_WHAT TO WORK ON_. Without altering a single word, repeat the records that follow.

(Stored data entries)

•••••

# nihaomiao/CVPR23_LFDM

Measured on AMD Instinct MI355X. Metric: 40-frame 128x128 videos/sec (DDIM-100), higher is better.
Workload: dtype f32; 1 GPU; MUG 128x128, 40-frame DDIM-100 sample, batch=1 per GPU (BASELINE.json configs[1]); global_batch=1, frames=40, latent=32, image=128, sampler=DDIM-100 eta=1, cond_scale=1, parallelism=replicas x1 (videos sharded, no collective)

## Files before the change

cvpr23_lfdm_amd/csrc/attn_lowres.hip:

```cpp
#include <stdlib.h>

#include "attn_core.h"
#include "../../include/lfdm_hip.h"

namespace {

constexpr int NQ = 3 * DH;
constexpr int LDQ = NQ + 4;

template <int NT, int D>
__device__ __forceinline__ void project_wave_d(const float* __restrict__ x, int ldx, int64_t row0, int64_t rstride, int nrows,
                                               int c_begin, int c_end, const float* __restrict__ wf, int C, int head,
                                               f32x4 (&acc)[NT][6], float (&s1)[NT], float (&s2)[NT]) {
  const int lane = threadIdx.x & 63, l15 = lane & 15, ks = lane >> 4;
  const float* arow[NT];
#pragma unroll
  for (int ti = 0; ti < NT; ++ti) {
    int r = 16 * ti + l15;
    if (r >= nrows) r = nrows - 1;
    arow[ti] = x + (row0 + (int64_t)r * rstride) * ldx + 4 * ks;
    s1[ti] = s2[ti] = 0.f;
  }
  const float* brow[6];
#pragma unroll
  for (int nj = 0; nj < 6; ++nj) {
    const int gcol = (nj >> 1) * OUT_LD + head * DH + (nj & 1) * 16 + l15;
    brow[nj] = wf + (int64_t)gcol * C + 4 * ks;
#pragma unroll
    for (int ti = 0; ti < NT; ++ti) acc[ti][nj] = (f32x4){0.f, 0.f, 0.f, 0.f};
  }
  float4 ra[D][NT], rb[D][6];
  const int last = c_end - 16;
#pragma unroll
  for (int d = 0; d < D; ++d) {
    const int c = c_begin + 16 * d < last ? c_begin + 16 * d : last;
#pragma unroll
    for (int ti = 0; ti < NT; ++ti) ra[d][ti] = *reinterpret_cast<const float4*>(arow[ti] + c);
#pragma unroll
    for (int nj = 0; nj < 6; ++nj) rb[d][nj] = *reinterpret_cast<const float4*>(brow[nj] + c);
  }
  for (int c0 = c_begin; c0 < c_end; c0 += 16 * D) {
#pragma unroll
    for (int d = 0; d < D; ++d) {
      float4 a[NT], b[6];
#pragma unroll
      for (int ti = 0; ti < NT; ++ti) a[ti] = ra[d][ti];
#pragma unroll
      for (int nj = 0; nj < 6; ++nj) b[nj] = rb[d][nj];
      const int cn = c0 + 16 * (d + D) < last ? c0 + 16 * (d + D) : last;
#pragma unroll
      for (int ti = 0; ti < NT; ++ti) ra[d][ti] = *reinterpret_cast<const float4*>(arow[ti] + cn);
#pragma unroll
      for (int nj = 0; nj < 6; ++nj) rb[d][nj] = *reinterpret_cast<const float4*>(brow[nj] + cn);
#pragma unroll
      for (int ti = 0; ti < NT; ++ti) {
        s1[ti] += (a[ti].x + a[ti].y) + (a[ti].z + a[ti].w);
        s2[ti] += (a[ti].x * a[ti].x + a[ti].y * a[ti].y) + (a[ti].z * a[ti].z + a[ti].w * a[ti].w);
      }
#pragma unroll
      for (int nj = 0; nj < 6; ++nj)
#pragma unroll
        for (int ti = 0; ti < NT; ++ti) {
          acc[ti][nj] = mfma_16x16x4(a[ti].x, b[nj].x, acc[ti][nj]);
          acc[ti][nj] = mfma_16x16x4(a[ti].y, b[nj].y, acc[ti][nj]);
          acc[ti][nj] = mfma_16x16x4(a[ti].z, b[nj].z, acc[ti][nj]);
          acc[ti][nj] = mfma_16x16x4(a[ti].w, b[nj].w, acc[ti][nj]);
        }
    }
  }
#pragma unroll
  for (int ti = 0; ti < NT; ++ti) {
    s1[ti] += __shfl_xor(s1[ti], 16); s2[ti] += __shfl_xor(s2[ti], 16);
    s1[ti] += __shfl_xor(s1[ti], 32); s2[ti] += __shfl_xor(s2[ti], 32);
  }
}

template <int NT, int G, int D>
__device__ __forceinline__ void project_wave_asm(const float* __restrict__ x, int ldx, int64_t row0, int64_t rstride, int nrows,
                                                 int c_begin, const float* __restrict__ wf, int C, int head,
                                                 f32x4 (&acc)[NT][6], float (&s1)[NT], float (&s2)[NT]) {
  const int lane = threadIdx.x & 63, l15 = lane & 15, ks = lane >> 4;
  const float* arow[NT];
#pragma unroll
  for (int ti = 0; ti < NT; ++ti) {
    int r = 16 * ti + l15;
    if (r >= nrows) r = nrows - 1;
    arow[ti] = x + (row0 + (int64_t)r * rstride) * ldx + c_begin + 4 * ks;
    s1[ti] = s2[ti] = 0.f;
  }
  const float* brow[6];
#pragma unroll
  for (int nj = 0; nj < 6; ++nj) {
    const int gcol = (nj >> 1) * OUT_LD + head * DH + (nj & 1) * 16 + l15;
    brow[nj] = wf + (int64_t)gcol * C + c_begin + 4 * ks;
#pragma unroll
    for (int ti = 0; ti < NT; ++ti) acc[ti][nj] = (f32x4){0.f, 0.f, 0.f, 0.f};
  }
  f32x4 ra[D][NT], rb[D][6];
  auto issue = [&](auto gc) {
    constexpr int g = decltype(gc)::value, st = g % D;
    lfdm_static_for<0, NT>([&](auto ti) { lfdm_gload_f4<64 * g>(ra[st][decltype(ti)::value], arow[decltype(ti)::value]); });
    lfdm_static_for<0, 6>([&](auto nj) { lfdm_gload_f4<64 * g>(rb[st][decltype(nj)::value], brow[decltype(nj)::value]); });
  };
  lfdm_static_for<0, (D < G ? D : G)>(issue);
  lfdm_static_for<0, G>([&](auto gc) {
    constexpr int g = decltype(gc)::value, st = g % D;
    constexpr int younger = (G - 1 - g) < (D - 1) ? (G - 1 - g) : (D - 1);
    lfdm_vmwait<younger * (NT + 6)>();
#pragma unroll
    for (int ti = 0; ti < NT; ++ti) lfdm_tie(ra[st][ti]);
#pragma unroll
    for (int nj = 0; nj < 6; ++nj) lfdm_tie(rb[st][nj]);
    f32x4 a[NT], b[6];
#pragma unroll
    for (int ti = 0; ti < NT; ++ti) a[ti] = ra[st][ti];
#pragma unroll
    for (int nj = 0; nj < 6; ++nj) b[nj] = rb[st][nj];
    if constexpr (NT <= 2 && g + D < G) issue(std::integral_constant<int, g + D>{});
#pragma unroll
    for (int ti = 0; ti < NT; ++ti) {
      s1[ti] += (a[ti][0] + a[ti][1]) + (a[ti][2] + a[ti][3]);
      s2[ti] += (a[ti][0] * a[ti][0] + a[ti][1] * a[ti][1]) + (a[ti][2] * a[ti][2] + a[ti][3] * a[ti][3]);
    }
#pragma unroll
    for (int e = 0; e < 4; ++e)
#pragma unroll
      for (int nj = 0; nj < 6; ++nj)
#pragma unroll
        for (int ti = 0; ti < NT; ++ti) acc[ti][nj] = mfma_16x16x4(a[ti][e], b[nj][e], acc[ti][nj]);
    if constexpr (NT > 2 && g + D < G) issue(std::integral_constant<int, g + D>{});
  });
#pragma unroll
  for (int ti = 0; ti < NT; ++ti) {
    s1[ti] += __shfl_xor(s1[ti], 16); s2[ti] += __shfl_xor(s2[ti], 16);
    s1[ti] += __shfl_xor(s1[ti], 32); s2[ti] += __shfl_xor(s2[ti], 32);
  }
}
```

•••••

_ANSWER SECTION_.
# nihaomiao/CVPR23_LFDM

Measured on AMD Instinct MI355X. Metric: 40-frame 128x128 videos/sec (DDIM-100), higher is better.
Workload: dtype f32; 1 GPU; MUG 128x128, 40-frame DDIM-100 sample, batch=1 per GPU (BASELINE.json configs[1]); global_batch=1, frames=40, latent=32, image=128, sampler=DDIM-100 eta=1, cond_scale=1, parallelism=replicas x1 (videos sharded, no collective)

## Files before the change

cvpr23_lfdm_amd/csrc/attn_lowres.hip:

```cpp
#include <stdlib.h>

#include "attn_core.h"
#include "../../include/lfdm_hip.h"

namespace {

constexpr int NQ = 3 * DH;
constexpr int LDQ = NQ + 4;

template <int NT, int D>
__device__ __forceinline__ void project_wave_d(const float* __restrict__ x, int ldx, int64_t row0, int64_t rstride, int nrows,
                                               int c_begin, int c_end, const float* __restrict__ wf, int C, int head,
                                               f32x4 (&acc)[NT][6], float (&s1)[NT], float (&s2)[NT]) {
  const int lane = threadIdx.x & 63, l15 = lane & 15, ks = lane >> 4;
  const float* arow[NT];
#pragma unroll
  for (int ti = 0; ti < NT; ++ti) {
    int r = 16 * ti + l15;
    if (r >= nrows) r = nrows - 1;
    arow[ti] = x + (row0 + (int64_t)r * rstride) * ldx + 4 * ks;
    s1[ti] = s2[ti] = 0.f;
  }
  const float* brow[6];
#pragma unroll
  for (int nj = 0; nj < 6; ++nj) {
    const int gcol = (nj >> 1) * OUT_LD + head * DH + (nj & 1) * 16 + l15;
    brow[nj] = wf + (int64_t)gcol * C + 4 * ks;
#pragma unroll
    for (int ti = 0; ti < NT; ++ti) acc[ti][nj] = (f32x4){0.f, 0.f, 0.f, 0.f};
  }
  float4 ra[D][NT], rb[D][6];
  const int last = c_end - 16;
#pragma unroll
  for (int d = 0; d < D; ++d) {
    const int c = c_begin + 16 * d < last ? c_begin + 16 * d : last;
#pragma unroll
    for (int ti = 0; ti < NT; ++ti) ra[d][ti] = *reinterpret_cast<const float4*>(arow[ti] + c);
#pragma unroll
    for (int nj = 0; nj < 6; ++nj) rb[d][nj] = *reinterpret_cast<const float4*>(brow[nj] + c);
  }
  for (int c0 = c_begin; c0 < c_end; c0 += 16 * D) {
#pragma unroll
    for (int d = 0; d < D; ++d) {
      float4 a[NT], b[6];
#pragma unroll
      for (int ti = 0; ti < NT; ++ti) a[ti] = ra[d][ti];
#pragma unroll
      for (int nj = 0; nj < 6; ++nj) b[nj] = rb[d][nj];
      const int cn = c0 + 16 * (d + D) < last ? c0 + 16 * (d + D) : last;
#pragma unroll
      for (int ti = 0; ti < NT; ++ti) ra[d][ti] = *reinterpret_cast<const float4*>(arow[ti] + cn);
#pragma unroll
      for (int nj = 0; nj < 6; ++nj) rb[d][nj] = *reinterpret_cast<const float4*>(brow[nj] + cn);
#pragma unroll
      for (int ti = 0; ti < NT; ++ti) {
        s1[ti] += (a[ti].x + a[ti].y) + (a[ti].z + a[ti].w);
        s2[ti] += (a[ti].x * a[ti].x + a[ti].y * a[ti].y) + (a[ti].z * a[ti].z + a[ti].w * a[ti].w);
      }
#pragma unroll
      for (int nj = 0; nj < 6; ++nj)
#pragma unroll
        for (int ti = 0; ti < NT; ++ti) {
          acc[ti][nj] = mfma_16x16x4(a[ti].x, b[nj].x, acc[ti][nj]);
          acc[ti][nj] = mfma_16x16x4(a[ti].y, b[nj].y, acc[ti][nj]);
          acc[ti][nj] = mfma_16x16x4(a[ti].z, b[nj].z, acc[ti][nj]);
          acc[ti][nj] = mfma_16x16x4(a[ti].w, b[nj].w, acc[ti][nj]);
        }
    }
  }
#pragma unroll
  for (int ti = 0; ti < NT; ++ti) {
    s1[ti] += __shfl_xor(s1[ti], 16); s2[ti] += __shfl_xor(s2[ti], 16);
    s1[ti] += __shfl_xor(s1[ti], 32); s2[ti] += __shfl_xor(s2[ti], 32);
  }
}

template <int NT, int G, int D>
__device__ __forceinline__ void project_wave_asm(const float* __restrict__ x, int ldx, int64_t row0, int64_t rstride, int nrows,
                                                 int c_begin, const float* __restrict__ wf, int C, int head,
                                                 f32x4 (&acc)[NT][6], float (&s1)[NT], float (&s2)[NT]) {
  const int lane = threadIdx.x & 63, l15 = lane & 15, ks = lane >> 4;
  const float* arow[NT];
#pragma unroll
  for (int ti = 0; ti < NT; ++ti) {
    int r = 16 * ti + l15;
    if (r >= nrows) r = nrows - 1;
    arow[ti] = x + (row0 + (int64_t)r * rstride) * ldx + c_begin + 4 * ks;
    s1[ti] = s2[ti] = 0.f;
  }
  const float* brow[6];
#pragma unroll
  for (int nj = 0; nj < 6; ++nj) {
    const int gcol = (nj >> 1) * OUT_LD + head * DH + (nj & 1) * 16 + l15;
    brow[nj] = wf + (int64_t)gcol * C + c_begin + 4 * ks;
#pragma unroll
    for (int ti = 0; ti < NT; ++ti) acc[ti][nj] = (f32x4){0.f, 0.f, 0.f, 0.f};
  }
  f32x4 ra[D][NT], rb[D][6];
  auto issue = [&](auto gc) {
    constexpr int g = decltype(gc)::value, st = g % D;
    lfdm_static_for<0, NT>([&](auto ti) { lfdm_gload_f4<64 * g>(ra[st][decltype(ti)::value], arow[decltype(ti)::value]); });
    lfdm_static_for<0, 6>([&](auto nj) { lfdm_gload_f4<64 * g>(rb[st][decltype(nj)::value], brow[decltype(nj)::value]); });
  };
  lfdm_static_for<0, (D < G ? D : G)>(issue);
  lfdm_static_for<0, G>([&](auto gc) {
    constexpr int g = decltype(gc)::value, st = g % D;
    constexpr int younger = (G - 1 - g) < (D - 1) ? (G - 1 - g) : (D - 1);
    lfdm_vmwait<younger * (NT + 6)>();
#pragma unroll
    for (int ti = 0; ti < NT; ++ti) lfdm_tie(ra[st][ti]);
#pragma unroll
    for (int nj = 0; nj < 6; ++nj) lfdm_tie(rb[st][nj]);
    f32x4 a[NT], b[6];
#pragma unroll
    for (int ti = 0; ti < NT; ++ti) a[ti] = ra[st][ti];
#pragma unroll
    for (int nj = 0; nj < 6; ++nj) b[nj] = rb[st][nj];
    if constexpr (NT <= 2 && g + D < G) issue(std::integral_constant<int, g + D>{});
#pragma unroll
    for (int ti = 0; ti < NT; ++ti) {
      s1[ti] += (a[ti][0] + a[ti][1]) + (a[ti][2] + a[ti][3]);
      s2[ti] += (a[ti][0] * a[ti][0] + a[ti][1] * a[ti][1]) + (a[ti][2] * a[ti][2] + a[ti][3] * a[ti][3]);
    }
#pragma unroll
    for (int e = 0; e < 4; ++e)
#pragma unroll
      for (int nj = 0; nj < 6; ++nj)
#pragma unroll
        for (int ti = 0; ti < NT; ++ti) acc[ti][nj] = mfma_16x16x4(a[ti][e], b[nj][e], acc[ti][nj]);
    if constexpr (NT > 2 && g + D < G) issue(std::integral_constant<int, g + D>{});
  });
#pragma unroll
  for (int ti = 0; ti < NT; ++ti) {
    s1[ti] += __shfl_xor(s1[ti], 16); s2[ti] += __shfl_xor(s2[ti], 16);
    s1[ti] += __shfl_xor(s1[ti], 32); s2[ti] += __shfl_xor(s2[ti], 32);
  }
}
```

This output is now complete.